On Sun, Nov 06, 2016 at 01:28:34AM -0500, Nathan Dunn wrote:
Python has very intuitive and clear syntax, except when it comes to method definitions, particularly dunder methods.
I disagree with your premise here. Python's method definitions are just as intuitive and clear as the rest of Python's syntax: methods are just functions, indented in the body of the class where they belong, with an explicit "self" parameter. And dunder methods are just a naming convention. They're not the most visually attractive methods, due to the underscores, but its just a naming convention. Otherwise they are declared in exactly the same way as any other method: using normal function syntax, indented inside the body of the class, with an explicit "self" the same as other methods. So there's no magic to learn.
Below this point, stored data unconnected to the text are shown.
# AwesomePeiweiPan/Droid-SLAM_Reserch

Hardware: AMD Instinct MI355X
Metric: BA update iters/sec (2000-edge equivalents; 256 keyframes, 48x64) (higher is better)
Workload: dtype f32; 1 GPU; 256-keyframe / 2000-edge global BA, 48x64, t0=1, lm=1e-5 ep=1e-2 (BASELINE configs[2]); edges_total=2000, solve=fp64 dense Cholesky on device, chol_failed=False

## Files before the change

### droid-slam_reserch_amd/csrc/ba_internal.hpp

```cpp
#pragma once
#include <hip/hip_runtime.h>
#include <stddef.h>
#include <stdint.h>

namespace droid {

constexpr int LIN_THREADS = 256;
constexpr int LIN_PPT = 2;
constexpr int LIN_CP = LIN_THREADS * LIN_PPT;
constexpr int LIN_WAVES = LIN_THREADS / 64;
constexpr int CHOL_NB = 64;
__host__ __device__ inline int chol_ld(int n) { return (n + 1 + 15) & ~15; }
__host__ __device__ inline size_t chol_flag_words(int n) { return 2 * ((size_t)(n + 1 + CHOL_NB - 1) / CHOL_NB) + 8; }
__host__ __device__ inline int chol_tile_index(int nrb, int bi, int bj) { return bj * nrb - bj * (bj - 1) / 2 + (bi - bj); }
__host__ __device__ inline size_t chol_tiles(int n) {
  const int nb = (n + CHOL_NB - 1) / CHOL_NB, nrb = (n + 1 + CHOL_NB - 1) / CHOL_NB;
  return (size_t)chol_tile_index(nrb, nb, nb);
}
__host__ __device__ inline size_t chol_mbuf_offset(int n) { return ((size_t)(n + CHOL_NB - 1) / CHOL_NB) * CHOL_NB * CHOL_NB; }
__host__ __device__ inline size_t chol_lfin_offset(int n) { return 2 * chol_mbuf_offset(n); }
__host__ __device__ inline size_t chol_ldiag_doubles(int n) { return chol_lfin_offset(n) + chol_tiles(n) * CHOL_NB * CHOL_NB; }

__host__ __device__ inline size_t pk_colbase(int n, int J) {
  return (size_t)CHOL_NB * ((size_t)J * (size_t)(n + 1) - (size_t)CHOL_NB * (size_t)J * (size_t)(J - 1) / 2);
}
__host__ __device__ inline int pk_width(int n, int J) { return (n - CHOL_NB * J) < CHOL_NB ? (n - CHOL_NB * J) : CHOL_NB; }
__host__ __device__ inline size_t pk_total(int n) {
  if (n <= 0) return 0;
  const int nb = (n + CHOL_NB - 1) / CHOL_NB;
  return pk_colbase(n, nb - 1) + (size_t)(n + 1 - CHOL_NB * (nb - 1)) * (size_t)pk_width(n, nb - 1);
}
__host__ __device__ inline size_t pk_index(int n, int gi, int gj) {
  const int J = gj / CHOL_NB;
  return pk_colbase(n, J) + (size_t)(gi - CHOL_NB * J) * (size_t)pk_width(n, J) + (size_t)(gj - CHOL_NB * J);
}
__host__ __device__ inline unsigned pk_index32(int n, int gi, int gj) {
  const int J = gj >> 6, c0 = J << 6;
  const int w = (n - c0) < CHOL_NB ? (n - c0) : CHOL_NB;
  return (unsigned)(CHOL_NB * (J * (n + 1) - (CHOL_NB / 2) * J * (J - 1)) + (gi - c0) * w + (gj - c0));
}

enum { HDR_STATUS = 0, HDR_M = 1, HDR_CHOL_FAIL = 2, HDR_NENT = 3, HDR_NWORK = 4,
       HDR_NC1 = 5, HDR_NC2 = 6,
       HDR_WORDS = 16 };
enum { STATUS_BAD_INDEX = 1, STATUS_ETA_ROWS = 2, STATUS_CHOL_FAIL = 4, STATUS_CHOL_STALL = 8 };

struct BaView {
  int E, nbuf, H, W, HW;
  int t0, t1, P, M;
  int n, ld;
  int nch;
  int own0, own1;
  int motion_only;
  int* hdr;
  int* slot_of;
  int* kx;
  int* seg_ptr;
  int* seg_edge;
  int* cursor;
  int* ent_ptr;
  int* ent_row;
  int* ent_pose;
  int* wk_ptr;
  int* order;
  int* xtmp;
  int* cls_list;
  int* gt_ptr;
  double* Gpart;
  int s2_split;
  float* Hpart;
  float* Q;
  float* w;
  float* Erows;
  float* Ebuf;
  float* sy_part[2];
  int sy_ns[2];
  int wide;
  int zsplit;
  float* zpart;
  double* sys;
  double* psys;
  int packed;
  double* xsol;
  float* dx;
  int* bs_flags;
  double* ldiag;
  int* hint;
  int hint_tag;
  int* ov_ready;
};

constexpr int SY_WGS = 1024;
constexpr int S2_WGS = 1536;
constexpr int SF_WGS = 1536;
constexpr int LIN_WGS = 1536;
constexpr int LIN_ZERO_WGS = 192;
constexpr int SF_TP = 64;
constexpr int SW_MID = 256;
constexpr int SW_BIG = 512;
constexpr int tri_tiles16(int rows) { return (rows / 16) * (rows / 16 + 1) / 2; }
constexpr int SY_T1 = tri_tiles16(SW_MID), SY_T2 = tri_tiles16(SW_BIG);
constexpr int SY_FOLD_GROUPS = SY_T1 / 4;

inline size_t ba_carve(BaView& v, void* ws, int E, int nbuf, int H, int W, int t0, int t1, int M) {
  v.E = E; v.nbuf = nbuf; v.H = H; v.W = W; v.HW = H * W;
  v.t0 = t0; v.t1 = t1; v.P = t1 - t0; v.M = M;
  v.n = 6 * v.P; v.ld = chol_ld(v.n);
  v.nch = (v.HW + LIN_CP - 1) / LIN_CP;
  v.own0 = 0; v.own1 = nbuf; v.motion_only = 0;
  v.hint = nullptr; v.hint_tag = 0;
  size_t off = 0;
  char* base = static_cast<char*>(ws);
  auto take = [&](size_t bytes) {
    void* p = base ? base + off : nullptr;
    off += (bytes + 255) & ~size_t(255);
    return p;
  };
  v.hdr = static_cast<int*>(take(sizeof(int) * HDR_WORDS));
  v.slot_of = static_cast<int*>(take(sizeof(int) * (nbuf + 1)));
  v.kx = static_cast<int*>(take(sizeof(int) * (nbuf + 1)));
  v.seg_ptr = static_cast<int*>(take(sizeof(int) * (nbuf + 2)));
  v.seg_edge = static_cast<int*>(take(sizeof(int) * (E + 1)));
  v.cursor = static_cast<int*>(take(sizeof(int) * (nbuf + 2)));
  v.ent_ptr = static_cast<int*>(take(sizeof(int) * (nbuf + 2)));
  v.ent_row = static_cast<int*>(take(sizeof(int) * ((size_t)M + E + 1)));
  v.ent_pose = static_cast<int*>(take(sizeof(int) * ((size_t)M + E + 1)));
  v.wk_ptr = static_cast<int*>(take(sizeof(int) * (nbuf + 2)));
  v.order = static_cast<int*>(take(sizeof(int) * (nbuf + 2)));
  v.gt_ptr = static_cast<int*>(take(sizeof(int) * (nbuf + 2)));
  v.cls_list = static_cast<int*>(take(sizeof(int) * 2 * (nbuf + 2)));
  v.xtmp = static_cast<int*>(take(sizeof(int) * 3 * ((size_t)E + 1)));
  v.Hpart = static_cast<float*>(take(sizeof(float) * ((size_t)E * v.nch * LIN_WAVES * 32 + 32)));
  v.Q = static_cast<float*>(take(sizeof(float) * ((size_t)M * v.HW + 4)));
  v.w = static_cast<float*>(take(sizeof(float) * ((size_t)M * v.HW + 4)));
  v.Erows = nullptr;
  v.wide = (M > 0 && (long)E >= 12l * M && (v.HW % 32) == 0) ? 1 : 0;
  v.Ebuf = nullptr;
  if (v.wide) v.Ebuf = static_cast<float*>(take(sizeof(float) * (6 * ((size_t)M + E) * v.HW + 64)));
  v.sy_part[0] = v.sy_part[1] = nullptr;
  v.sy_ns[0] = v.sy_ns[1] = 0;
  if (v.wide) {
    const int stages = v.HW / 32;
    int nsw = (SY_WGS + M - 1) / M, nsb = (256 + 4 * M - 1) / (4 * M);
    nsw = nsw < 2 ? 2 : (nsw > stages ? stages : nsw);
    nsb = nsb < 2 ? 2 : (nsb > stages ? stages : nsb);
    if (nsw > 16) nsw = 16;
    if (nsb > 16) nsb = 16;
    v.sy_ns[0] = nsw; v.sy_ns[1] = nsb;
    v.sy_part[0] = static_cast<float*>(take(sizeof(float) * ((size_t)M * nsw * SY_T1 * 256 + 64)));
    v.sy_part[1] = static_cast<float*>(take(sizeof(float) * ((size_t)M * nsb * SY_T2 * 256 + 64)));
  }
  v.zsplit = 1;
  if (M > 0) {
    const int z = LIN_WGS / (M * v.nch);
    v.zsplit = z < 1 ? 1 : (z > 8 ? 8 : z);
  }
  v.zpart = nullptr;
  if (v.zsplit > 1) v.zpart = static_cast<float*>(take(sizeof(float) * ((size_t)v.zsplit * M * 8 * v.HW + 64)));
  v.s2_split = 1;
  v.Gpart = nullptr;
  if (M > 0) {
    const int ptiles = (v.HW + 63) / 64;
    int ns = S2_WGS / M;
    v.s2_split = ns < 1 ? 1 : (ns > ptiles ? ptiles : ns);
    size_t tiles = (size_t)E * 7 / 4 + (size_t)M + 1;
    if (tiles > (size_t)28 * M) tiles = (size_t)28 * M;
    v.Gpart = static_cast<double*>(take(sizeof(double) * (tiles * v.s2_split * 256 + 64)));
  }
  v.sys = static_cast<double*>(take(sizeof(double) * ((size_t)(v.n + 1) * v.ld + 8)));
  v.psys = static_cast<double*>(take(sizeof(double) * (pk_total(v.n) + 8)));
  v.packed = 0;
  v.xsol = static_cast<double*>(take(sizeof(double) * ((size_t)v.ld + 1)));
  v.bs_flags = static_cast<int*>(take(sizeof(int) * chol_flag_words(v.n)));
  v.ldiag = static_cast<double*>(take(sizeof(double) * chol_ldiag_doubles(v.n)));
  v.dx = static_cast<float*>(take(sizeof(float) * ((size_t)v.n + 8)));
  v.ov_ready = static_cast<int*>(take(sizeof(int) * ((size_t)(v.n + 1 + CHOL_NB - 1) / CHOL_NB + 8)));
  return off;
}
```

Once you know how to declare a function, it is a tiny step to learn to declare a method: put it inside a class, indent it, and add "self", and now you have a method. And once you know how to declare a method, there's nothing more to learn to handle dunder methods. All you need know is the name of the method or methods you need, including the underscores. [...]
Having to declare a self parameter is confusing since you don't pass anything in when you call the method on an instance (I am aware of bound vs. unbound methods, etc. but a beginner would not be).
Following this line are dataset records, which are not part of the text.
static int msm_enqueue(spb_ctx* ctx, DeviceState& d, int lane, Lane& ln, const Fr* d_scalars, const G1Affine* d_bases, uint64_t n, MsmGeom g) {
  const uint64_t nb = (uint64_t)g.BW * g.B;
  const uint64_t cap = n * g.W;
  const uint32_t Lmin = g.L == kLongChunk ? kShortChunk : g.L;
  const uint64_t Tmax = (cap + Lmin - 1) / Lmin;
  if (cap >= 0x7fffffffull) return set_error(ctx, SPB_ERR_ARG, "msm: %llu entries exceed the 31-bit sort index", (unsigned long long)cap);
  uint32_t* counts = (uint32_t*)lane_slot(ctx, d, lane, "msm_counts", (nb + 1) * 4);
  uint32_t* offsets = (uint32_t*)lane_slot(ctx, d, lane, "msm_offsets", (nb + 1) * 4);
  MsmEntry* ent = (MsmEntry*)lane_slot(ctx, d, lane, "msm_entries", (cap + 1) * sizeof(MsmEntry));
  G1Xyzz* buckets = (G1Xyzz*)lane_slot(ctx, d, lane, "msm_buckets", nb * sizeof(G1Xyzz));
  uint32_t* head_key = (uint32_t*)lane_slot(ctx, d, lane, "msm_head_key", (Tmax + 1) * 4);
  uint32_t* tail_key = (uint32_t*)lane_slot(ctx, d, lane, "msm_tail_key", (Tmax + 1) * 4);
  G1Xyzz* head = (G1Xyzz*)lane_slot(ctx, d, lane, "msm_head", (Tmax + 1) * sizeof(G1Xyzz));
  G1Xyzz* tail = (G1Xyzz*)lane_slot(ctx, d, lane, "msm_tail", (Tmax + 1) * sizeof(G1Xyzz));
  uint32_t* giant = (uint32_t*)lane_slot(ctx, d, lane, "msm_giant", (Tmax + 2) * 4);
  const uint64_t max_huge = Tmax / kHugeChain + 1;
  uint32_t* huge = (uint32_t*)lane_slot(ctx, d, lane, "msm_huge", (2 * max_huge + 2) * 4);
  G1Xyzz* huge_part = (G1Xyzz*)lane_slot(ctx, d, lane, "msm_huge_part", max_huge * kHugeBlocks * sizeof(G1Xyzz));
  const MsmTail tl = msm_tail_shape(g.c);
  const uint32_t R = 1u << tl.r_log, C = 1u << tl.c_log, per = msm_tail_partials(tl);
  const uint32_t T1 = g.B >> tl.m_log;
  const uint64_t ngroups = (uint64_t)g.BW * T1;
  G1Xyzz* grp = (G1Xyzz*)lane_slot(ctx, d, lane, "msm_groups", 2 * ngroups * sizeof(G1Xyzz));
  G1Xyzz* seg_out = (G1Xyzz*)lane_slot(ctx, d, lane, "msm_rowcol", (uint64_t)g.BW * (2 * R + C) * sizeof(G1Xyzz));
  G1Xyzz* win_out = (G1Xyzz*)lane_slot(ctx, d, lane, "msm_partials", (uint64_t)g.BW * per * sizeof(G1Xyzz));
  size_t scan_bytes = 0;
  cub::DeviceScan::ExclusiveSum(nullptr, scan_bytes, counts, offsets, (int)(nb + 1), ln.stream);
  void* scan_tmp = lane_slot(ctx, d, lane, "msm_scan_tmp", scan_bytes ? scan_bytes : 16);
  if (!counts || !offsets || !ent || !buckets || !head_key || !tail_key || !head || !tail || !giant || !huge || !huge_part || !grp || !seg_out || !win_out || !scan_tmp)
    return SPB_ERR_OOM;
  if ((size_t)g.BW * per * sizeof(G1Xyzz) + 16 > kLanePinnedBytes) return set_error(ctx, SPB_ERR_STATE, "msm: %u window partials exceed the pinned staging area", g.BW * per);

  cudaStream_t st = ln.stream;
  SPB_CUDA(ctx, cudaMemsetAsync(giant, 0, 4, st));
  SPB_CUDA(ctx, cudaMemsetAsync(huge, 0, 4, st));
  const unsigned tb = 256;
  SPB_CUDA(ctx, cudaMemsetAsync(counts, 0, (nb + 1) * 4, st));
  cudaEventRecord(ln.ev[0], st);
  msm_count_kernel<<<(unsigned)((n + tb - 1) / tb), tb, 0, st>>>(n, d_scalars, g, counts);
  cudaEventRecord(ln.ev[1], st);
  SPB_CUDA(ctx, cub::DeviceScan::ExclusiveSum(scan_tmp, scan_bytes, counts, offsets, (int)(nb + 1), st));
  SPB_CUDA(ctx, cudaMemcpyAsync(counts, offsets, (nb + 1) * 4, cudaMemcpyDeviceToDevice, st));
  cudaEventRecord(ln.ev[2], st);
  msm_scatter_kernel<<<(unsigned)((n + tb - 1) / tb), tb, 0, st>>>(n, d_scalars, g, counts, ent);
  const uint32_t* total = offsets + nb;
  cudaEventRecord(ln.ev[3], st);
  msm_accumulate_kernel<<<(unsigned)((Tmax + 127) / 128), 128, 0, st>>>(total, g, ent, d_bases, buckets, head_key, head, tail_key, tail);
  cudaEventRecord(ln.ev[4], st);
  msm_stitch_kernel<<<(unsigned)((Tmax + 127) / 128), 128, 0, st>>>(total, g.L, 24, head_key, head, tail_key, tail, buckets, giant, giant + 1);
  msm_giant_kernel<<<256, 128, 0, st>>>(total, g.L, giant, giant + 1, head_key, head, tail_key, tail, buckets, huge, huge + 2);
  msm_huge_kernel<<<kHugeBlocks, 128, 0, st>>>(huge, huge + 2, head, huge_part);
  msm_huge_finish_kernel<<<64, 128, 0, st>>>(huge, huge + 2, kHugeBlocks, huge_part, tail_key, tail, buckets);
  cudaEventRecord(ln.ev[5], st);
  G1Xyzz *rows = seg_out, *cols = seg_out + (uint64_t)g.BW * R, *wrows = seg_out + (uint64_t)g.BW * (R + C);
  msm_group_kernel<<<(unsigned)((ngroups + 127) / 128), 128, 0, st>>>(ngroups, tl.m_log, offsets, buckets, grp, grp + ngroups);
  cudaEventRecord(ln.ev[6], st);
  msm_rowcol_kernel<<<g.BW * (2 * R + C), 64, 0, st>>>(T1, tl, grp, grp + ngroups, rows, cols, wrows);
  msm_weighted_kernel<<<g.BW * (2 * tl.nbr + tl.nbc), 128, 0, st>>>(tl, rows, cols, wrows, win_out);
  cudaEventRecord(ln.ev[7], st);
  SPB_CUDA(ctx, cudaGetLastError());
  ctx->n_kernel_launches += 10;
  SPB_CUDA(ctx, cudaMemcpyAsync(ln.pinned, win_out, (size_t)g.BW * per * sizeof(G1Xyzz), cudaMemcpyDeviceToHost, st));
  SPB_CUDA(ctx, cudaMemcpyAsync((char*)ln.pinned + (size_t)g.BW * per * sizeof(G1Xyzz), total, 4, cudaMemcpyDeviceToHost, st));
  return 0;
}

static G1Xyzz msm_finish(Lane& ln, MsmGeom g, uint64_t* adds) {
  const MsmTail tl = msm_tail_shape(g.c);
  const uint32_t per = msm_tail_partials(tl);
  const G1Xyzz* P = (const G1Xyzz*)ln.pinned;
  uint32_t M; memcpy(&M, (const char*)ln.pinned + (size_t)g.BW * per * sizeof(G1Xyzz), 4);
  if (adds) *adds += (uint64_t)M + 2ull * g.BW * g.B;
  std::vector<G1Xyzz> S(g.BW);
  for (uint32_t w = 0; w < g.BW; w++) S[w] = msm_tail_finish(g, P + (size_t)w * per);
  return msm_combine_windows(S.data(), g.BW, g.c);
}

static void write_result(const G1Xyzz& r, spb_g1* out) {
  G1Affine a = xyzz_to_affine(r);
  G1Jac j = jac_from_affine(a);
  memcpy(out, &j, sizeof(G1Jac));
}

You are mistaking "mysterious" for "confusing". "Why do I have to explicitly declare a self parameter?" is a mystery, and the answer can be given as: - you just do - because internally methods are just functions - because it is actually useful (e.g. for unbound methods) depending on the experience of the person asking. But its not *confusing*. "Sometimes I have to implicitly declare self, and sometimes I don't, and there doesn't seem to be any pattern to which it is" would be confusing. "Always explicitly declare self" is not.
The double underscores are also confusing.
I've certainly a few cases of people who misread __init__ as _init_ and was surprised by their code not working. In over a decade of dealing with beginners' questions on comp.lang.python and the tutor mailing list. So it is an easy mistake to make, but apparently a *rare* mistake to make, and very easy to correct. So I disagree that double underscores are "confusing". What is confusing about the instructions "press underscore twice at the beginning and end of the method name"?
I propose syntactic sugar to make these method signatures more intuitive and clean.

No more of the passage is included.